— Directions for this task —
Take the records below and retype them line by line, from the first line through the one containing "const half_t* __restrict__ w_color, half_t*"; stop there.

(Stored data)
- - - -

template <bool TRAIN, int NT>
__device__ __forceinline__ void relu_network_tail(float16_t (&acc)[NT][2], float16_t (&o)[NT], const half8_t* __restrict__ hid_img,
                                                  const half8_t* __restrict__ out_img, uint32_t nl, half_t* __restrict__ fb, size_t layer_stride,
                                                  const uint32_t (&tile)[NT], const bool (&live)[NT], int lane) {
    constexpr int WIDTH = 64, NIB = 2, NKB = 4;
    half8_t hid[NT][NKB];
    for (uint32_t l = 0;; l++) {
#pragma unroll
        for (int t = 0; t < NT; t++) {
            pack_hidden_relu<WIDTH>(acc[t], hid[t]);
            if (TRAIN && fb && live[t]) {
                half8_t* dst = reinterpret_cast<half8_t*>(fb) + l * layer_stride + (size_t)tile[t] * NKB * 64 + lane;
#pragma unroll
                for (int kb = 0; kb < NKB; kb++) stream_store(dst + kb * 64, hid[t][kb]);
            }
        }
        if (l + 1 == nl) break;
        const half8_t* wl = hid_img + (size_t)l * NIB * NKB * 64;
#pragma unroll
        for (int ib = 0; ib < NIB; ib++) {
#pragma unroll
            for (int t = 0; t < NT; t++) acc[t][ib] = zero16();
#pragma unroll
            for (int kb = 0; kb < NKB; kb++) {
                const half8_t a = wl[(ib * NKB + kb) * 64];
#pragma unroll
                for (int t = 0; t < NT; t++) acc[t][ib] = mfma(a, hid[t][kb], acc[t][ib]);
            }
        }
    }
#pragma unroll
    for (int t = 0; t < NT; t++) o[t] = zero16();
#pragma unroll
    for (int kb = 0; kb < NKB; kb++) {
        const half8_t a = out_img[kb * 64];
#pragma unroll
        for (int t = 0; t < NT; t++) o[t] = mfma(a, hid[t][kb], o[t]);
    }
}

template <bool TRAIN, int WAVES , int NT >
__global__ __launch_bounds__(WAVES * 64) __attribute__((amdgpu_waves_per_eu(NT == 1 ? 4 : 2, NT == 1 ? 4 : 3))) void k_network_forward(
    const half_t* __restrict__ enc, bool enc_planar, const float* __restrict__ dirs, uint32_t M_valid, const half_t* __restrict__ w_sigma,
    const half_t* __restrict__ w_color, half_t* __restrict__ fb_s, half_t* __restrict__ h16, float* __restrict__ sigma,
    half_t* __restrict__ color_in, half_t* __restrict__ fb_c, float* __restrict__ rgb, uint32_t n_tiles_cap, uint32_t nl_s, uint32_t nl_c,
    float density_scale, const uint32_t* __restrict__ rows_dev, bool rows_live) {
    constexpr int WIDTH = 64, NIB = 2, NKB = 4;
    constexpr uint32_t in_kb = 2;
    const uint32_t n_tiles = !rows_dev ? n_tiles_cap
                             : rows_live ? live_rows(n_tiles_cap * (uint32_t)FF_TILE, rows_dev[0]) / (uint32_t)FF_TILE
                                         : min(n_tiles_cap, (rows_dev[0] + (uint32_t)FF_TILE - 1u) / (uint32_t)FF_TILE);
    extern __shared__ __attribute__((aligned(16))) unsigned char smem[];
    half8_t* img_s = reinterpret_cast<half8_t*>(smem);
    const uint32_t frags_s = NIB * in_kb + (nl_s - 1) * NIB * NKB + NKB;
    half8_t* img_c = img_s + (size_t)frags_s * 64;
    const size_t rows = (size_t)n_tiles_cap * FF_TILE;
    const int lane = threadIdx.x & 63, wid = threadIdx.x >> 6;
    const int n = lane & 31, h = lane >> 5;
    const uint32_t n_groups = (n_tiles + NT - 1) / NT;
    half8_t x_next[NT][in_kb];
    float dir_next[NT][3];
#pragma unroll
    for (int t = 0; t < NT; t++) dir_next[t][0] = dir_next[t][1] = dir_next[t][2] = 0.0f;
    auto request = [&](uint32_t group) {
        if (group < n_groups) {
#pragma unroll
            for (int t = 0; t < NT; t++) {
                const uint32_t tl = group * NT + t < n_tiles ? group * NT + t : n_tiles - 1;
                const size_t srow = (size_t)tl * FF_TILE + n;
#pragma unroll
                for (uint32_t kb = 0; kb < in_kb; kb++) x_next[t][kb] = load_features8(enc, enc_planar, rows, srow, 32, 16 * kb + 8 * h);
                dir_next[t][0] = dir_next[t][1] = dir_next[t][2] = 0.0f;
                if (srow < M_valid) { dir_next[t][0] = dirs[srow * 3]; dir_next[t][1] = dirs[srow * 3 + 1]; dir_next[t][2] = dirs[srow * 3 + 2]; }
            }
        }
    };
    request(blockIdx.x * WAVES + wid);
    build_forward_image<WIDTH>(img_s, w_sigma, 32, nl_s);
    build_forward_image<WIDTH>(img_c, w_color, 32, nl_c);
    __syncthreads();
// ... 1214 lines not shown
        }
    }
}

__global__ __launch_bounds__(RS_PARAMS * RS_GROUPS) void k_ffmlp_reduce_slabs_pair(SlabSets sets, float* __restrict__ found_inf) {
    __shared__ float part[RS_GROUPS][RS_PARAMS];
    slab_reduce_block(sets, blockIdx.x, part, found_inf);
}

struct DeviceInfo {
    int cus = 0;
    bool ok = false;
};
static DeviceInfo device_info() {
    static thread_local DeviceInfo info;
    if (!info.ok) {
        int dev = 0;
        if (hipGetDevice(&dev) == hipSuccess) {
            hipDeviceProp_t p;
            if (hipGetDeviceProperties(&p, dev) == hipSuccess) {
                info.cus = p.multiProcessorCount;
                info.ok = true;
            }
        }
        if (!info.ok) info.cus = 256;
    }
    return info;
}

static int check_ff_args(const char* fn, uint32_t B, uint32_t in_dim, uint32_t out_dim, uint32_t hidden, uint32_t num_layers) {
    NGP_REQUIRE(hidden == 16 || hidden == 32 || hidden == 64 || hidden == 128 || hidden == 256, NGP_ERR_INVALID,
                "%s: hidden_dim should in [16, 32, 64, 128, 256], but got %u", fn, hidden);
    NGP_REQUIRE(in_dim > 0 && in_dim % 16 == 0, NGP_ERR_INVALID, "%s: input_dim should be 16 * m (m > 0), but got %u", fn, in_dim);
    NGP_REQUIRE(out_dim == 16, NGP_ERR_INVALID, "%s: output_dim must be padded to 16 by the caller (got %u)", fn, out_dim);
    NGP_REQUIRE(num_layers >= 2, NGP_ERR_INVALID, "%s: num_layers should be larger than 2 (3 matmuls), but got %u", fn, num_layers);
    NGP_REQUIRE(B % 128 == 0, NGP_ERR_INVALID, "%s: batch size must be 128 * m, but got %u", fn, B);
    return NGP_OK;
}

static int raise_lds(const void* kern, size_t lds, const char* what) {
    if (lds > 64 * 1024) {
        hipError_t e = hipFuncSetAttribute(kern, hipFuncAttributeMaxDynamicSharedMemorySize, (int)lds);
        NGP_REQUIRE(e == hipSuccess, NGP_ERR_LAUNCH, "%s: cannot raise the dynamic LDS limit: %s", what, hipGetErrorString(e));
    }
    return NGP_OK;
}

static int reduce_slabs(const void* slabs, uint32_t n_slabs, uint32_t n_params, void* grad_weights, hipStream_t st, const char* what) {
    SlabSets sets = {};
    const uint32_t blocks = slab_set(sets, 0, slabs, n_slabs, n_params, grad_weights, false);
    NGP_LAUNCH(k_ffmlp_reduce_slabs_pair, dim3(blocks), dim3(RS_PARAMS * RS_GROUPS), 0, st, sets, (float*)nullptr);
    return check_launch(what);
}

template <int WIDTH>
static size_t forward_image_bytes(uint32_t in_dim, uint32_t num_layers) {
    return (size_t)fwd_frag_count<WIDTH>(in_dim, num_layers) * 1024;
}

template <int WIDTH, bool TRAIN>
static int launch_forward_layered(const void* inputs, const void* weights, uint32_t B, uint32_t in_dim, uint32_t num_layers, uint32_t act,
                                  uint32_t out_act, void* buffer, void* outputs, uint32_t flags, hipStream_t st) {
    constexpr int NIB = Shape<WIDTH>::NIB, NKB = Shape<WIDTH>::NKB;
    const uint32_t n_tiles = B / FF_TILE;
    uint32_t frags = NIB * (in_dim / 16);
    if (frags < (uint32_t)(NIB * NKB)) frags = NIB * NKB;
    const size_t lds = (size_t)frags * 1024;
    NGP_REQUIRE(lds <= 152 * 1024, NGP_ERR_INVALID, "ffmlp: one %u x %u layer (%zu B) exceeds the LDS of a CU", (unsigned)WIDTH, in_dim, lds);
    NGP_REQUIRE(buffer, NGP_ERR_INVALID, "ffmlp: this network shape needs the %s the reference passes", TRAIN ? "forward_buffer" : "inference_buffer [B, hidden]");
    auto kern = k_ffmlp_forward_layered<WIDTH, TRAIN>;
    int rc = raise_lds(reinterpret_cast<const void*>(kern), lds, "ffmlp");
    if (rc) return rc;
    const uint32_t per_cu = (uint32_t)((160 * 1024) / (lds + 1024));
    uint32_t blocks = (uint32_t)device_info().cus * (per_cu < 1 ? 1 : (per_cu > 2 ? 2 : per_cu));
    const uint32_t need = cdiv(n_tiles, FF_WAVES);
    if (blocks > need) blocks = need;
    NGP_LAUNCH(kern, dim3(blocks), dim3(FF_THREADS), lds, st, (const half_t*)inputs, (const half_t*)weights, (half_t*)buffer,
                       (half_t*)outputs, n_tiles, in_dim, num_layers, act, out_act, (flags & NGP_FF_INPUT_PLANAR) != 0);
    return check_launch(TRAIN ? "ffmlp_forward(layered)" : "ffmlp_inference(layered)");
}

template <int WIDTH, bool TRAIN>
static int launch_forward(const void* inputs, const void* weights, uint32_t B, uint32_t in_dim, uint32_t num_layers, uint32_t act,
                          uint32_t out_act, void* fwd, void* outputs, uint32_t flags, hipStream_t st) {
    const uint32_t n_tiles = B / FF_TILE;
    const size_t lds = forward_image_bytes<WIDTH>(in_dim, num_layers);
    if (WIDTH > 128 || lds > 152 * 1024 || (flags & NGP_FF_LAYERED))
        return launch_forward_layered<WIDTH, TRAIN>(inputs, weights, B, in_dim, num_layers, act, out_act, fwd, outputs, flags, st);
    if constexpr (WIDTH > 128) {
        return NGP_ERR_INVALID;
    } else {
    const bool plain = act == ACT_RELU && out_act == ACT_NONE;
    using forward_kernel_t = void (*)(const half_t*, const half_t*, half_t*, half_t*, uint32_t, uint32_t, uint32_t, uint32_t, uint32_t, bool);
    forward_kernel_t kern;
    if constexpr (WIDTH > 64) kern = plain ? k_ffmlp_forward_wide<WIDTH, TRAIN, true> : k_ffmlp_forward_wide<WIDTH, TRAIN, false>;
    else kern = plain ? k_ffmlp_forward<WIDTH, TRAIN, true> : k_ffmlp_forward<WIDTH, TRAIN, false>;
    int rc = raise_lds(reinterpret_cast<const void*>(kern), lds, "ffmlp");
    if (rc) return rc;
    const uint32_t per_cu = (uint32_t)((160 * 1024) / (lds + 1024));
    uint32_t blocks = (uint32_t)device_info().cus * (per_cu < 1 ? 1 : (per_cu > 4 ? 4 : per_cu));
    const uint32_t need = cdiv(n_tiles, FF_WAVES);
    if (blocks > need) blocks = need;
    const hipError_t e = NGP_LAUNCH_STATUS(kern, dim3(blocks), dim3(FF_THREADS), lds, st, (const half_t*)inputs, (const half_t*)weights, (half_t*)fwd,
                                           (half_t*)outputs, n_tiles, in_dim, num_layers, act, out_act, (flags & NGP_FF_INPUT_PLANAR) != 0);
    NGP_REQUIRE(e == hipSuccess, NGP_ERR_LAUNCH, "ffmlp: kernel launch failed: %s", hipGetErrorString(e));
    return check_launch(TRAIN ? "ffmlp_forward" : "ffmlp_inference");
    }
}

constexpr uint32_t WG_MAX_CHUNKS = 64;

- - - -

— Answer —
template <bool TRAIN, int NT>
__device__ __forceinline__ void relu_network_tail(float16_t (&acc)[NT][2], float16_t (&o)[NT], const half8_t* __restrict__ hid_img,
                                                  const half8_t* __restrict__ out_img, uint32_t nl, half_t* __restrict__ fb, size_t layer_stride,
                                                  const uint32_t (&tile)[NT], const bool (&live)[NT], int lane) {
    constexpr int WIDTH = 64, NIB = 2, NKB = 4;
    half8_t hid[NT][NKB];
    for (uint32_t l = 0;; l++) {
#pragma unroll
        for (int t = 0; t < NT; t++) {
            pack_hidden_relu<WIDTH>(acc[t], hid[t]);
            if (TRAIN && fb && live[t]) {
                half8_t* dst = reinterpret_cast<half8_t*>(fb) + l * layer_stride + (size_t)tile[t] * NKB * 64 + lane;
#pragma unroll
                for (int kb = 0; kb < NKB; kb++) stream_store(dst + kb * 64, hid[t][kb]);
            }
        }
        if (l + 1 == nl) break;
        const half8_t* wl = hid_img + (size_t)l * NIB * NKB * 64;
#pragma unroll
        for (int ib = 0; ib < NIB; ib++) {
#pragma unroll
            for (int t = 0; t < NT; t++) acc[t][ib] = zero16();
#pragma unroll
            for (int kb = 0; kb < NKB; kb++) {
                const half8_t a = wl[(ib * NKB + kb) * 64];
#pragma unroll
                for (int t = 0; t < NT; t++) acc[t][ib] = mfma(a, hid[t][kb], acc[t][ib]);
            }
        }
    }
#pragma unroll
    for (int t = 0; t < NT; t++) o[t] = zero16();
#pragma unroll
    for (int kb = 0; kb < NKB; kb++) {
        const half8_t a = out_img[kb * 64];
#pragma unroll
        for (int t = 0; t < NT; t++) o[t] = mfma(a, hid[t][kb], o[t]);
    }
}

template <bool TRAIN, int WAVES , int NT >
__global__ __launch_bounds__(WAVES * 64) __attribute__((amdgpu_waves_per_eu(NT == 1 ? 4 : 2, NT == 1 ? 4 : 3))) void k_network_forward(
    const half_t* __restrict__ enc, bool enc_planar, const float* __restrict__ dirs, uint32_t M_valid, const half_t* __restrict__ w_sigma,
    const half_t* __restrict__ w_color, half_t* __restrict__ fb_s, half_t* __restrict__ h16, float* __restrict__ sigma,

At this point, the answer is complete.